Home > Finance > Wynn Las Vegas to forfeit $130m over unlicensed money transfer schemes

Wynn Las Vegas to forfeit $130m over unlicensed money transfer schemes

| By Richard Mulligan
Wynn Resort’s Las Vegas subsidiary has agreed to forfeit more than $130m after admitting criminal wrongdoing by illegally using unlicensed money transmitting businesses.
Wynn Q1

The Southern District of California, which prosecuted the case, said the settlement with Wynn Las Vegas (WLV) is believed to be the largest forfeiture by a casino based on admissions of criminal wrongdoing. The total forfeit amounts to $130,131,645 (€117.3m/£99.0m).

According to a US attorney’s office press release, Wynn made a deal to avoid criminal prosecution. WLV admitted it illegally used unregistered money transmitting businesses to circumvent the conventional financial system.

Prosecutors laid out a series of illegal activities that WLV allowed that sometimes involved their employees. Among them: an opaque web of agents and payments used to skirt US and foreign laws in Latin America and China.

One independent agent conducted more than 200 transfers which were worth more than $17m.

“Casinos, like all businesses, will be held to account when they allow customers to evade US laws for the sake of profit,” said US attorney Tara McGrath. “Federal oversight seeks to prevent illegal funds from tainting legitimate businesses, ensuring that casinos offer a clean, thriving and safe entertainment option.”

As part of this investigation, 15 other defendants previously admitted money laundering, unlicensed money transmitting, or other crimes. Penalties for those crimes are more than $7.5m.

How Wynn Las Vegas evaded US finance laws

Among the allegations brought by prosecutors, WLV regularly contracted with third-party agents acting as unlicensed money transmitting businesses. These agents recruited foreign gamblers. The independent agents transferred the gamblers’ funds through companies, bank accounts and other third-party nominees in Latin America and elsewhere. The funds were ultimately funnelled into a WLV-controlled bank account in the Southern District of California. At that point, the gamblers could use the funds.

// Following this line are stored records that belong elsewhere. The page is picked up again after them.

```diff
   const int ntiles = Npad / BMT;
   typename T::Cursor ld{0, 0, ntiles};
-  typename T::Data g;
   typename T::Set s0, s1;
-  double *const b0 = sm, *const b1 = sm + T::STAGE_DBL;
-  static_for<NC>([&](auto c_) { T::template load_chunk<decltype(c_)::value>(g, pa, pb, lda); });
-  ld.advance();
-  static_for<NC>([&](auto c_) { T::template store_chunk<decltype(c_)::value>(g, b0 + wofs); });
   {
-    const double *qa = pa + ((int64_t)ld.t * BMT) * lda + ld.kb * BK, *qb = pb + ld.kb * BK;
-    static_for<NC>([&](auto c_) { T::template load_chunk<decltype(c_)::value>(g, qa, qb, lda); });
+    const int64_t step = 32 * lda * 8;
+    static_for<T::ND>([&](auto c_) { T::template dma_piece<decltype(c_)::value>(pa, pb, step, ln.src, ln.dst[0]); });
     ld.advance();
-  }
-  __builtin_amdgcn_s_waitcnt(0xC07F);
+    const char *ga = pa + (((int64_t)ld.t * BMT) * lda + ld.kb * BK) * 8, *gb = pb + (int64_t)(ld.kb * BK) * 8;
+    static_for<T::ND>([&](auto c_) { T::template dma_piece<decltype(c_)::value>(ga, gb, step, ln.src, ln.dst[1]); });
+    ld.advance();
+  }
+  asm volatile("s_waitcnt vmcnt(12)" ::: "memory");
   __builtin_amdgcn_s_barrier();
-  static_for<NP>([&](auto p_) { T::template read_one<decltype(p_)::value, 0>(s0, b0 + fa, b0 + fb); });
+  static_for<NP>([&](auto p_) { T::template read_one<decltype(p_)::value, 0, 0>(s0, ln); });
 
   double colss[2][NJ] = {};
-#define B7_STAGE(F, NF, Z, CUR, NXT) T::template stage<F, NF, Z>(s0, s1, g, CUR, NXT, fa, fb, wofs, pa, pb, lda, ld)
+#define B7_STAGE(F, NF, Z, POS) T::template stage<F, NF, Z, POS>(s0, s1, ln, pa, pb, lda, ld)
   for (int t = 0; t < ntiles; ++t) {
-    B7_STAGE(0, 0, true, b0, b1);
+    B7_STAGE(0, 0, true, 0);
     if (t > 0) {
-      for (int p = 0; p < (NR / 2) * t - 1; ++p) {
-        B7_STAGE(0, 0, false, b1, b0);
-        B7_STAGE(0, 0, false, b0, b1);
+      const int n = NR * t - 1;
+      for (int p = 0; p < n / 3; ++p) {
+        B7_STAGE(0, 0, false, 1);
+        B7_STAGE(0, 0, false, 2);
+        B7_STAGE(0, 0, false, 0);
       }
-      B7_STAGE(0, 0, false, b1, b0);
-      B7_STAGE(0, 1, false, b0, b1);
+      if (n % 3 >= 1) B7_STAGE(0, 0, false, 1);
+      if (n % 3 == 2) B7_STAGE(0, 0, false, 2);
+      ln.rotate((n + 1) % 3);
+      B7_STAGE(0, 1, false, 0);
     }
     static_for<NR - 1>([&](auto q_) {
       constexpr int Q = decltype(q_)::value + 1;
-      if constexpr (Q % 2 == 1)
-        B7_STAGE(Q, (Q + 1) % NR, false, b1, b0);
-      else
-        B7_STAGE(Q, (Q + 1) % NR, false, b0, b1);
+      B7_STAGE(Q, (Q + 1) % NR, false, Q % 3);
     });
+    ln.rotate(NR % 3);
     asm volatile("s_nop 15\n\ts_nop 15\n\ts_nop 15" ::: "memory");
     static_for<(NR / 4) * NJ>([&](auto qj_) {
       constexpr int q = decltype(qj_)::value / NJ, j = decltype(qj_)::value % NJ;
@@ -442,6 +464,7 @@
     });
   }
 #undef B7_STAGE
+  asm volatile("s_waitcnt vmcnt(0)" ::: "memory");
 
 #pragma unroll
   for (int j = 0; j < NJ; ++j) {
```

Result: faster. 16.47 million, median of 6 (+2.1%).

Prosecutors also found evidence of WLV facilitating the unlicensed transfer of money through “Human Head” or “Human Hat” gambling. In this scheme, a person known as a “Human Head” bought chips and gambled as a proxy. The proxy gambled for someone who was unable or unwilling to conduct financial transactions or gamble under their own identity.

There was also evidence of WLV enabling transactions with individuals it knew to have been convicted of financial crimes. WLV failed to report transactions involving millions of dollars by an individual who, according to publicly available information, had spent six years in prison in China for conducting unauthorised international monetary transactions and violations of other financial laws.

In 2018, WLV facilitated financial transactions worth approximately $1.4m for an individual who was denied entry to the US.

“Federal laws that regulate the reporting of financial transactions are in place to detect and stop illegal activities,” Carissa Messick, special agent in charge for IRS-CI in Las Vegas said via the press release. “Deliberately avoiding Bank Secrecy Act requirements is a form of money laundering. IRS Criminal Investigation is committed to following the money and enforcing these laws, wherever it leads.”